# Task objective:
Find the string "RPPN" in the records. Copy each line that has it.
___ Supplied material ___
template <int NEXT>
__global__ __launch_bounds__(kThreads, 3) void bottleneck_tail_planes_kernel(typename TailArgsOf<NEXT>::type ga) {
  static_assert(NEXT == 0 || NEXT == 64 || NEXT == 128, "width of the next block's conv1");
  const TailArgs& g = tail_base(ga);
  constexpr int NS = 3, CM = 64, CO3 = 256, KC2 = 36, KC3 = 4;
  constexpr int PW = 10, PS = 12, PSLOTS = PW * PS;
  constexpr int AQ = PW * PW * 16, AQT = (AQ + kThreads - 1) / kThreads;
  constexpr int KS = PSLOTS * 32, PL = 4 * KS;
  constexpr int KCN = CO3 / 16, KCH = KCN / 2, KSN = 64 * 32 + 32, PLN = KCH * KSN;
  constexpr int LDS_BYTES = NEXT ? NS * PLN : NS * PL;
  static_assert(64 * (NEXT + 8) * 4 <= LDS_BYTES, "the h transpose tile overlays the planes");
  static_assert(NS * PL <= LDS_BYTES && 3 * LDS_BYTES <= 160 * 1024, "three workgroups per CU");
  constexpr int LD2 = CM + 4, S2_BYTES = 64 * LD2 * 4;
  constexpr int Y_OFF = 18 * 1024;
  constexpr int P3_CH = 64 * 32, P3_PL = KC3 * P3_CH;
  constexpr int LD4 = CO3 + 8;
  static_assert(S2_BYTES <= Y_OFF && Y_OFF + NS * P3_PL <= LDS_BYTES && 32 * LD4 * 4 <= LDS_BYTES, "overlays");
  __shared__ __attribute__((aligned(1024))) unsigned char lds[LDS_BYTES];

  const int tid = threadIdx.x, lane = tid & 63;
  const int wave = bgs::uniform(tid >> 6);
  const int wm = wave >> 1, wn = wave & 1;
  const int frow = lane & 31, fk = lane >> 5;
  const int vtile = (int)((blockIdx.x & 7) * g.chunk + (blockIdx.x >> 3));
  if (vtile >= g.tiles) return;
  const int per_img = g.tiles_y * g.tiles_x;
  const int n = vtile / per_img, trem = vtile - n * per_img;
  const int ty = trem / g.tiles_x, tx = trem - ty * g.tiles_x;
  const int h0 = ty * 8 - 1, w0 = tx * 8 - 1;

  const __amdgpu_buffer_rsrc_t x_rsrc = __builtin_amdgcn_make_buffer_rsrc(
      const_cast<float*>(g.x), 0, (int)((size_t)g.N * g.H * g.W * CM * 4), 0x00020000);
  f32x4 ra[AQT];
  int a_dst[AQT];
#pragma unroll
  for (int i = 0; i < AQT; ++i) {
    const int q = tid + kThreads * i;
    const bool use = q < AQ;
    const int pix = use ? q >> 4 : 0, kq = q & 15;
    const int ppy = pix / PW, ppx = pix - ppy * PW;
    const int hi = h0 + ppy, wi = w0 + ppx;
    const bool in = use && hi >= 0 && hi < g.H && wi >= 0 && wi < g.W;
    const int off = in ? (((n * g.H + hi) * g.W + wi) * CM + kq * 4) * 4 : kOob;
    ra[i] = __builtin_bit_cast(f32x4, __builtin_amdgcn_raw_buffer_load_b128(x_rsrc, off, 0, 0));
    const int quad = kq & 3;
    a_dst[i] = use ? (kq >> 2) * KS + (ppy * PS + ppx) * 32 + (((quad >> 1) ^ (ppy & 1)) << 4) + (quad & 1) * 8 : -1;
  }

  const __amdgpu_buffer_rsrc_t b2_rsrc = __builtin_amdgcn_make_buffer_rsrc(
      const_cast<__bf16*>(g.ws2), 0, NS * KC2 * CM * 32, 0x00020000);
  const int b2_lane = ((wn * 32 + frow) * 16 + fk * 8) * 2;
  auto load_b2 = [&](int kc, bf16x8 (&dst)[NS]) {
#pragma unroll
    for (int s = 0; s < NS; ++s)
      dst[s] = __builtin_bit_cast(bf16x8, __builtin_amdgcn_raw_buffer_load_b128(b2_rsrc, b2_lane, (s * KC2 + kc) * CM * 32, 0));
  };
  bf16x8 fbA[NS], fbB[NS];
  load_b2(0, fbA);

#pragma unroll
  for (int i = 0; i < AQT; ++i) {
    if (a_dst[i] < 0) continue;
    u32x2 hh, mm, ll;
    split3p(ra[i], hh, mm, ll);
    unsigned char* d = lds + a_dst[i];
    *reinterpret_cast<u32x2*>(d) = hh;
    *reinterpret_cast<u32x2*>(d + PL) = mm;
    *reinterpret_cast<u32x2*>(d + 2 * PL) = ll;
  }
  __syncthreads();

// ... 19 lines not shown
    bf16x8 fa[NS];
#pragma unroll
    for (int s = 0; s < NS; ++s)
      fa[s] = *reinterpret_cast<const bf16x8*>(lds + s * PL + c16 * KS + a_frag[dy & 1] + (dy * PS + dx) * 32);
#pragma unroll
    for (int tt = NS - 1; tt >= 0; --tt)
#pragma unroll
      for (int i = 0; i <= tt; ++i) acc2 = __builtin_amdgcn_mfma_f32_32x32x16_bf16(fa[i], fb[tt - i], acc2, 0, 0, 0);
    __builtin_amdgcn_sched_barrier(0);
  }

  const __amdgpu_buffer_rsrc_t b3_rsrc = __builtin_amdgcn_make_buffer_rsrc(
      const_cast<__bf16*>(g.ws3), 0, NS * KC3 * CO3 * 32, 0x00020000);
  const int b3_lane = ((wave * 64 + frow) * 16 + fk * 8) * 2;
  auto load_b3 = [&](int kc, bf16x8 (&dst)[NS][2]) {
#pragma unroll
    for (int s = 0; s < NS; ++s)
#pragma unroll
      for (int b = 0; b < 2; ++b)
        dst[s][b] = __builtin_bit_cast(bf16x8, __builtin_amdgcn_raw_buffer_load_b128(b3_rsrc, b3_lane, ((s * KC3 + kc) * CO3 + 32 * b) * 32, 0));
  };
  bf16x8 f3a[NS][2], f3b[NS][2];
  load_b3(0, f3a);

  __syncthreads();
  float* scratch = reinterpret_cast<float*>(lds);
#pragma unroll
  for (int r = 0; r < 16; ++r) {
    const int i = wm * 32 + (r & 3) + 8 * (r >> 2) + 4 * (lane >> 5);
    scratch[i * LD2 + wn * 32 + (lane & 31)] = acc2[r];
  }
  __syncthreads();
  {
    const int c4 = (tid & 15) * 4, r0 = tid >> 4;
    f32x4 bias2 = {0.f, 0.f, 0.f, 0.f};
    if (g.bias2) bias2 = *reinterpret_cast<const f32x4*>(g.bias2 + c4);
    const int kc2 = c4 >> 4, kq2 = (c4 & 15) >> 2;
#pragma unroll
    for (int ps = 0; ps < 4; ++ps) {
      const int i = r0 + ps * 16;
      f32x4 v = *reinterpret_cast<const f32x4*>(scratch + i * LD2 + c4);
      v += bias2;
#pragma unroll
      for (int t = 0; t < 4; ++t) v[t] = fmaxf(v[t], 0.f);
      u32x2 hh, mm, ll;
      split3p(v, hh, mm, ll);
// ... 3 lines not shown
      *reinterpret_cast<u32x2*>(d + 2 * P3_PL) = ll;
    }
  }
  __syncthreads();

  int a3_frag[2];
#pragma unroll
  for (int a = 0; a < 2; ++a) {
    const int m = a * 32 + frow;
    a3_frag[a] = Y_OFF + m * 32 + ((fk ^ ((m >> 3) & 1)) << 4);
  }
  f32x16 acc3[2][2];
#pragma unroll
  for (int a = 0; a < 2; ++a)
#pragma unroll
    for (int b = 0; b < 2; ++b)
#pragma unroll
      for (int r = 0; r < 16; ++r) acc3[a][b][r] = 0.f;
#pragma unroll
  for (int kc = 0; kc < KC3; ++kc) {
    if (kc + 1 < KC3) {
      if (kc & 1) load_b3(kc + 1, f3a);
      else load_b3(kc + 1, f3b);
    }
    __builtin_amdgcn_sched_barrier(0);
    const bf16x8 (&fb3)[NS][2] = (kc & 1) ? f3b : f3a;
    bf16x8 fa3[NS][2];
#pragma unroll
    for (int s = 0; s < NS; ++s)
#pragma unroll
      for (int a = 0; a < 2; ++a) fa3[s][a] = *reinterpret_cast<const bf16x8*>(lds + a3_frag[a] + kc * P3_CH + s * P3_PL);
#pragma unroll
    for (int tt = NS - 1; tt >= 0; --tt)
#pragma unroll
      for (int i = 0; i <= tt; ++i)
#pragma unroll
        for (int a = 0; a < 2; ++a)
#pragma unroll
          for (int b = 0; b < 2; ++b)
            acc3[a][b] = __builtin_amdgcn_mfma_f32_32x32x16_bf16(fa3[i][a], fb3[tt - i][b], acc3[a][b], 0, 0, 0);
    __builtin_amdgcn_sched_barrier(0);
  }
  __syncthreads();

  const int e4 = (tid & 63) * 4, er0 = tid >> 6;
  f32x4 bias3 = {0.f, 0.f, 0.f, 0.f};
  if (g.bias3) bias3 = *reinterpret_cast<const f32x4*>(g.bias3 + e4);
  const int out_bytes = (int)((size_t)g.N * g.H * g.W * CO3 * 4);
  const __amdgpu_buffer_rsrc_t res_rsrc = __builtin_amdgcn_make_buffer_rsrc(
      const_cast<float*>(g.res ? g.res : g.x), 0, g.res ? out_bytes : 0, 0x00020000);
  const __amdgpu_buffer_rsrc_t y_rsrc = __builtin_amdgcn_make_buffer_rsrc(g.y, 0, out_bytes, 0x00020000);
  f32x4 vn[NEXT ? 2 : 1][NEXT ? 8 : 1];
#pragma unroll
  for (int a = 0; a < 2; ++a) {
    f32x4 rs[8];
#pragma unroll
    for (int ps = 0; ps < 8; ++ps) {
      const int m = a * 32 + er0 + ps * 4;
      const int ho = min(ty * 8 + (m >> 3), g.H - 1), wo = min(tx * 8 + (m & 7), g.W - 1);
      rs[ps] = __builtin_bit_cast(f32x4, __builtin_amdgcn_raw_buffer_load_b128(res_rsrc, (((n * g.H + ho) * g.W + wo) * CO3 + e4) * 4, 0, 0));
    }
#pragma unroll
    for (int b = 0; b < 2; ++b)
#pragma unroll
      for (int r = 0; r < 16; ++r) {
        const int i = (r & 3) + 8 * (r >> 2) + 4 * (lane >> 5);
        scratch[i * LD4 + wave * 64 + b * 32 + (lane & 31)] = acc3[a][b][r];
      }
    __syncthreads();
#pragma unroll
    for (int ps = 0; ps < 8; ++ps) {
      const int i = er0 + ps * 4;
      const int m = a * 32 + i;
      const int ho = ty * 8 + (m >> 3), wo = tx * 8 + (m & 7);
      f32x4 v = *reinterpret_cast<const f32x4*>(scratch + i * LD4 + e4);
      v += bias3;
      v += rs[ps];
      if (g.relu3) {
#pragma unroll
        for (int t = 0; t < 4; ++t) v[t] = fmaxf(v[t], 0.f);
      }
      if (ho < g.H && wo < g.W)
        __builtin_amdgcn_raw_buffer_store_b128(__builtin_bit_cast(u32x4, v), y_rsrc, (((n * g.H + ho) * g.W + wo) * CO3 + e4) * 4, 0, 0);
      if constexpr (NEXT > 0) vn[a][ps] = v;
    }
    __syncthreads();
  }

  if constexpr (NEXT > 0) {
    constexpr int LDH = NEXT + 8, NA = NEXT == 128 ? 2 : 1;
    const int a0 = NEXT == 128 ? 0 : (wave >> 1);
    const int tn = NEXT == 128 ? wave : (wave & 1);
    const __amdgpu_buffer_rsrc_t bn_rsrc = __builtin_amdgcn_make_buffer_rsrc(
        const_cast<__bf16*>(ga.ws1n), 0, NS * KCN * NEXT * 32, 0x00020000);
    const int bn_lane = ((tn * 32 + frow) * 16 + fk * 8) * 2;
    auto load_bn = [&](int kc, bf16x8 (&dst)[NS]) {
#pragma unroll
      for (int s = 0; s < NS; ++s)
        dst[s] = __builtin_bit_cast(bf16x8, __builtin_amdgcn_raw_buffer_load_b128(bn_rsrc, bn_lane, (s * KCN + kc) * NEXT * 32, 0));
    };
    bf16x8 fn[3][NS];
    load_bn(0, fn[0]);
    load_bn(1, fn[1]);
    f32x4 vs[2][8];
#pragma unroll
    for (int ps = 0; ps < 8; ++ps) {
      const u32x4 lo = __builtin_bit_cast(u32x4, vn[0][ps]), hi = __builtin_bit_cast(u32x4, vn[1][ps]);
      u32x4 slo, shi;
#pragma unroll
      for (int t = 0; t < 4; ++t) {
        const unsigned a0 = lo[t], a1 = hi[t];
        const auto sw = __builtin_amdgcn_permlane32_swap(a0, a1, false, false);
        slo[t] = sw[0];
        shi[t] = sw[1];
      }
      vs[0][ps] = __builtin_bit_cast(f32x4, slo);
      vs[1][ps] = __builtin_bit_cast(f32x4, shi);
// ... 36 lines not shown
          for (int a = 0; a < NA; ++a) fan[s][a] = *reinterpret_cast<const bf16x8*>(lds + s * PLN + k8 * KSN + an_frag[a]);
#pragma unroll
        for (int tt = NS - 1; tt >= 0; --tt)
#pragma unroll
          for (int i = 0; i <= tt; ++i)
#pragma unroll
            for (int a = 0; a < NA; ++a)
              accn[a] = __builtin_amdgcn_mfma_f32_32x32x16_bf16(fan[i][a], fbn[tt - i], accn[a], 0, 0, 0);
        __builtin_amdgcn_sched_barrier(0);
      }
      __syncthreads();
    }
#pragma unroll
    for (int a = 0; a < NA; ++a)
#pragma unroll
      for (int r = 0; r < 16; ++r) {
        const int i = (a0 + a) * 32 + (r & 3) + 8 * (r >> 2) + 4 * (lane >> 5);
        scratch[i * LDH + tn * 32 + (lane & 31)] = accn[a][r];
      }
    __syncthreads();
    constexpr int TPRN = NEXT / 4, RPPN = kThreads / TPRN, EPN = 64 / RPPN;
    const int n4 = (tid % TPRN) * 4, nr0 = tid / TPRN;
    f32x4 biasn = {0.f, 0.f, 0.f, 0.f};
    if (ga.bias1n) biasn = *reinterpret_cast<const f32x4*>(ga.bias1n + n4);
    const __amdgpu_buffer_rsrc_t h_rsrc =
        __builtin_amdgcn_make_buffer_rsrc(ga.h, 0, (int)((size_t)g.N * g.H * g.W * NEXT * 4), 0x00020000);
#pragma unroll
    for (int ps = 0; ps < EPN; ++ps) {
      const int m = nr0 + ps * RPPN;
      const int ho = ty * 8 + (m >> 3), wo = tx * 8 + (m & 7);
      f32x4 v = *reinterpret_cast<const f32x4*>(scratch + m * LDH + n4);
      v += biasn;
#pragma unroll
      for (int t = 0; t < 4; ++t) v[t] = fmaxf(v[t], 0.f);
      if (ho < g.H && wo < g.W)
        __builtin_amdgcn_raw_buffer_store_b128(__builtin_bit_cast(u32x4, v), h_rsrc, (((n * g.H + ho) * g.W + wo) * NEXT + n4) * 4, 0, 0);
    }
  }
}

}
___
# Exercise output:
    constexpr int TPRN = NEXT / 4, RPPN = kThreads / TPRN, EPN = 64 / RPPN;
      const int m = nr0 + ps * RPPN;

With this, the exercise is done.